Whilst we have outlined some possibilities for performing a design-based analysis (Sect. 2.2), our preference is for performing a model-based analysis. Such an analysis allows for a more nuanced understanding of the processes leading to the estimate, such as a distribution map or an understanding of relationships with environmental gradients, which can be valuable (Dumelle et al. 2022), even more valuable than the overall estimate itself. Also, model-based analyses can have smaller estimates of uncertainty (Dumelle et al. 2022) implying that they make the most efficient use of the data, but do so with extra assumptions about the processes underlying the data and their collection. Of particular interest is that spatially clustered designs share beneficial attributes with good designs for model-based estimates, such as a good spread of points but with a number of points in close proximity (Zimmerman 2006).
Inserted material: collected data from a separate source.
def rmsnorm(x, w, eps, out=None, resid=None):
    _bf16_2d(x, "x")
    T, H = x.shape
    _req(w.numel() == H and w.dtype == torch.bfloat16, "weight")
    _req(H % 8 == 0 and H <= 8192, "H must be a multiple of 8, <= 8192")
    if resid is not None:
        _bf16_2d(resid, "resid")
        _req(resid.shape == x.shape, "resid shape")
    out = torch.empty_like(x) if out is None else out
    _req(out.is_cuda and out.dtype == torch.bfloat16 and out.shape == x.shape and out.stride(1) == 1, "out shape/dtype")
    _al16(x, "x")
    _al16(resid, "resid")
    _al16(w, "weight")
    _al16(out, "out")
    check(_lib.lib().ragk_rmsnorm(x.data_ptr(), x.stride(0), ptr(resid), resid.stride(0) if resid is not None else 0,
                                  w.data_ptr(), out.data_ptr(), out.stride(0), T, H, float(eps), stream_ptr()),
          "ragk_rmsnorm")
    return out


def layernorm(x, g, b, eps, out=None, resid=None):
    _bf16_2d(x, "x")
    T, H = x.shape
    _req(H % 8 == 0 and H <= 8192, "H")
    out = torch.empty_like(x) if out is None else out
    check(_lib.lib().ragk_layernorm(x.data_ptr(), x.stride(0), ptr(resid), resid.stride(0) if resid is not None else 0,
                                    g.data_ptr(), b.data_ptr(), out.data_ptr(), out.stride(0), T, H, float(eps),
                                    stream_ptr()), "ragk_layernorm")
    return out


def embed(ids, table, out=None, carry=None, prev=None):
    _req(ids.dtype == torch.int32 and ids.is_cuda and ids.is_contiguous(), "ids int32")
    V, H = table.shape
    out = torch.empty((ids.numel(), H), dtype=table.dtype, device=table.device) if out is None else out
    if carry is None:
        check(_lib.lib().ragk_embed(ids.data_ptr(), table.data_ptr(), out.data_ptr(), ids.numel(), H, V,
                                    stream_ptr()), "ragk_embed")
        return out
    _req(carry.dtype == torch.int32 and prev.dtype == torch.int32 and carry.numel() >= ids.numel(), "carry int32")
    check(_lib.lib().ragk_embed_carry(ids.data_ptr(), carry.data_ptr(), prev.data_ptr(), table.data_ptr(),
                                      out.data_ptr(), ids.numel(), H, V, stream_ptr()), "ragk_embed_carry")
    return out


def embed_ln(ids, pos_ids, word, pos, type_row, g, b, eps, do_ln=True, out=None):
    _req(ids.dtype == torch.int32 and pos_ids.dtype == torch.int32, "int32 ids")
    _req(int(ids.numel()) == int(pos_ids.numel()), "ids/pos_ids")
    H = word.shape[1]
    out = torch.empty((ids.numel(), H), dtype=word.dtype, device=word.device) if out is None else out
    check(_lib.lib().ragk_embed_ln(ids.data_ptr(), pos_ids.data_ptr(), word.data_ptr(), pos.data_ptr(),
                                   ptr(type_row), ptr(g), ptr(b), out.data_ptr(), ids.numel(), H, float(eps),
                                   int(do_ln), stream_ptr()), "ragk_embed_ln")
    return out


def embed_ln_tt(ids, pos_ids, type_ids, word, pos, type_table, g, b, eps, out=None):
    T = int(ids.numel())
    for t, name in ((ids, "ids"), (pos_ids, "pos_ids"), (type_ids, "type_ids")):
        _req(t.is_cuda and t.dtype == torch.int32 and t.is_contiguous() and int(t.numel()) == T, "%s: int32 [T]" % name)
    _bf16_2d(word, "word")
    _bf16_2d(pos, "pos")
    _bf16_2d(type_table, "type_table")
    H = word.shape[1]
    _req(H % 8 == 0 and H <= 8192, "H must be a multiple of 8, at most 8192")
    _req(pos.shape[1] == H and type_table.shape[1] == H and type_table.shape[0] >= 1, "table widths")
    _req(word.is_contiguous() and pos.is_contiguous() and type_table.is_contiguous(), "contiguous tables")
    _req(g.dtype == torch.bfloat16 and b.dtype == torch.bfloat16 and g.numel() == H and b.numel() == H, "LN weights")
    out = torch.empty((T, H), dtype=word.dtype, device=word.device) if out is None else out
    _req(out.shape == (T, H) and out.is_contiguous(), "out")
    for t, name in ((word, "word"), (pos, "pos"), (type_table, "type_table"), (g, "g"), (b, "b"), (out, "out")):
        _al16(t, name)
    check(_lib.lib().ragk_embed_ln_tt(ids.data_ptr(), pos_ids.data_ptr(), type_ids.data_ptr(), word.data_ptr(),
                                      pos.data_ptr(), type_table.data_ptr(), type_table.shape[0], g.data_ptr(),
                                      b.data_ptr(), out.data_ptr(), T, H, float(eps), stream_ptr()), "ragk_embed_ln_tt")
    return out


CLS_HEAD_MAX_H = 1024


def cls_head(h, cu, w1, b1, w2, b2, out=None):
    _bf16_2d(h, "h")
    T, H = h.shape
    _req(H % 64 == 0 and 64 <= H <= CLS_HEAD_MAX_H,
         "cls_head: H must be a multiple of 64 in 64..%d (got %d)" % (CLS_HEAD_MAX_H, H))
    _req(T >= 1, "cls_head: empty hidden states")
    _req(cu.is_cuda and cu.dtype == torch.int32 and cu.is_contiguous() and cu.numel() >= 1, "cu: int32 [B + 1]")
    B = cu.numel() - 1
    _bf16_2d(w1, "w1")
    _req(tuple(w1.shape) == (H, H) and w1.is_contiguous(), "w1: [H, H]")
    for t, name in ((b1, "b1"), (w2, "w2")):
        _req(t.is_cuda and t.dtype == torch.bfloat16 and t.numel() == H and t.is_contiguous(), "%s: bf16 [H]" % name)
    _al16(h, "h")
    _al16(w1, "w1")
    out = torch.empty((B,), dtype=torch.float32, device=h.device) if out is None else out
    _req(out.dtype == torch.float32 and out.is_contiguous() and out.numel() >= B, "out: fp32 [B]")
    check(_lib.lib().ragk_cls_head(h.data_ptr(), h.stride(0), T, cu.data_ptr(), w1.data_ptr(), b1.data_ptr(),
                                   w2.data_ptr(), float(b2), out.data_ptr(), B, H, stream_ptr()), "ragk_cls_head")
    return out


def rerank_select(scores, cand_ids, cand_dist, n_valid, k, out=None):
    _req(scores.is_cuda and scores.dtype == torch.float32 and scores.dim() == 2 and scores.is_contiguous(), "scores")
    Q, N = scores.shape
    _req(1 <= N <= 64, "rerank_select: N must be in 1..64 (got %d)" % N)
    _req(1 <= k <= N, "rerank_select: k must be in 1..N (got %d)" % k)
    _req(cand_ids.is_cuda and cand_ids.dtype == torch.int64 and tuple(cand_ids.shape) == (Q, N)
         and cand_ids.is_contiguous(), "cand_ids: int64 [Q, N]")
    _req(cand_dist.is_cuda and cand_dist.dtype == torch.float32 and tuple(cand_dist.shape) == (Q, N)
         and cand_dist.is_contiguous(), "cand_dist: fp32 [Q, N]")
    _req(n_valid.is_cuda and n_valid.dtype == torch.int32 and n_valid.numel() == Q and n_valid.is_contiguous(),
         "n_valid: int32 [Q]")
    if out is None:
        out = (torch.empty((Q, k), dtype=torch.int64, device=scores.device),
               torch.empty((Q, k), dtype=torch.float32, device=scores.device),
               torch.empty((Q, k), dtype=torch.float32, device=scores.device))
    oi, od, os_ = out
    _req(oi.dtype == torch.int64 and od.dtype == torch.float32 and os_.dtype == torch.float32, "out dtypes")
    for t in out:
        _req(t.is_contiguous() and t.numel() >= Q * k, "out: [Q, k]")
    check(_lib.lib().ragk_rerank_select(scores.data_ptr(), cand_ids.data_ptr(), cand_dist.data_ptr(),
                                        n_valid.data_ptr(), oi.data_ptr(), od.data_ptr(), os_.data_ptr(), Q, N, k,
                                        stream_ptr()), "ragk_rerank_select")
    return out


def rope_kv(qkv, positions, cos_t, sin_t, slots, k_cache, v_cache, Hq, Hkv, D, apply_rope=True):
    _bf16_2d(qkv, "qkv")
    T = qkv.shape[0]
    _req(qkv.shape[1] >= (Hq + 2 * Hkv) * D, "qkv width")
    _req(positions.dtype == torch.int32 and positions.numel() == T, "positions")
    if isinstance(k_cache, Fp8KV) or isinstance(v_cache, Fp8KV):
        _req(apply_rope, "fp8 KV cache: rope_kv without RoPE is not built")
        _req(slots is not None and slots.dtype == torch.int32 and slots.numel() == T, "slots")
        _req(cos_t is not None and sin_t is not None, "rope tables")
        _kv8(k_cache, v_cache, Hkv, D, qkv.device)
        check(_lib.lib().ragk_rope_kv_fp8(qkv.data_ptr(), qkv.stride(0), positions.data_ptr(), cos_t.data_ptr(),
                                          sin_t.data_ptr(), slots.data_ptr(), k_cache.data.data_ptr(),
                                          v_cache.data.data_ptr(), k_cache.scale.data_ptr(), v_cache.scale.data_ptr(),
                                          T, Hq, Hkv, D, 64, stream_ptr()), "ragk_rope_kv_fp8")
        return
    if slots is not None:
        _req(slots.dtype == torch.int32 and slots.numel() == T, "slots")
        _req(k_cache.dim() == 4 and k_cache.shape[1] == Hkv and k_cache.shape[3] == D, "cache layout")
    BS = k_cache.shape[2] if k_cache is not None else 64
    check(_lib.lib().ragk_rope_kv(qkv.data_ptr(), qkv.stride(0), positions.data_ptr(), ptr(cos_t), ptr(sin_t),
                                  ptr(slots), ptr(k_cache), ptr(v_cache), T, Hq, Hkv, D, BS, int(apply_rope),
                                  stream_ptr()), "ragk_rope_kv")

We note that design-based surveys automatically avoid many common issues with model-based design (Williams and Brown 2019), such as ignorability (e.g. Gelman et al. 2013), or at least the design-based randomisation process informs how the design is conditionally ignorable—just add the inclusion probabilities as a covariate in the model. Further, the randomisation approach allows for easy re-use of the data, which makes data collections more powerful into the years and decades to come (Foster et al. 2021).

In a similar fashion to other spatially balanced designs, the clustered design can also be used to produce an ‘master-sample’ of clusters and sites (Larsen et al. 2008; van Dam-Bates et al. 2018). The extra clusters in the master-sample can be used if clusters of the original sample are not available to be sampled, or if the survey is to be extended in the future. However, the extra sites (within a cluster) should only be utilised if individual sites are not available for sampling. The reason for this is that the working probabilities, in (1), are dependent on m, which should therefore remain constant if the specified inclusion probabilities are to be obtained. To create a clustered master-sample one must simply sample more clusters and sites within clusters. Care should be taken though, that the working inclusion probabilities are calculated using the number of samples per cluster (m) that is planned and not the number of sites in each cluster’s master-sample. For the koala example, we generated a master-sample for each cluster of \(20>m=10\) sites.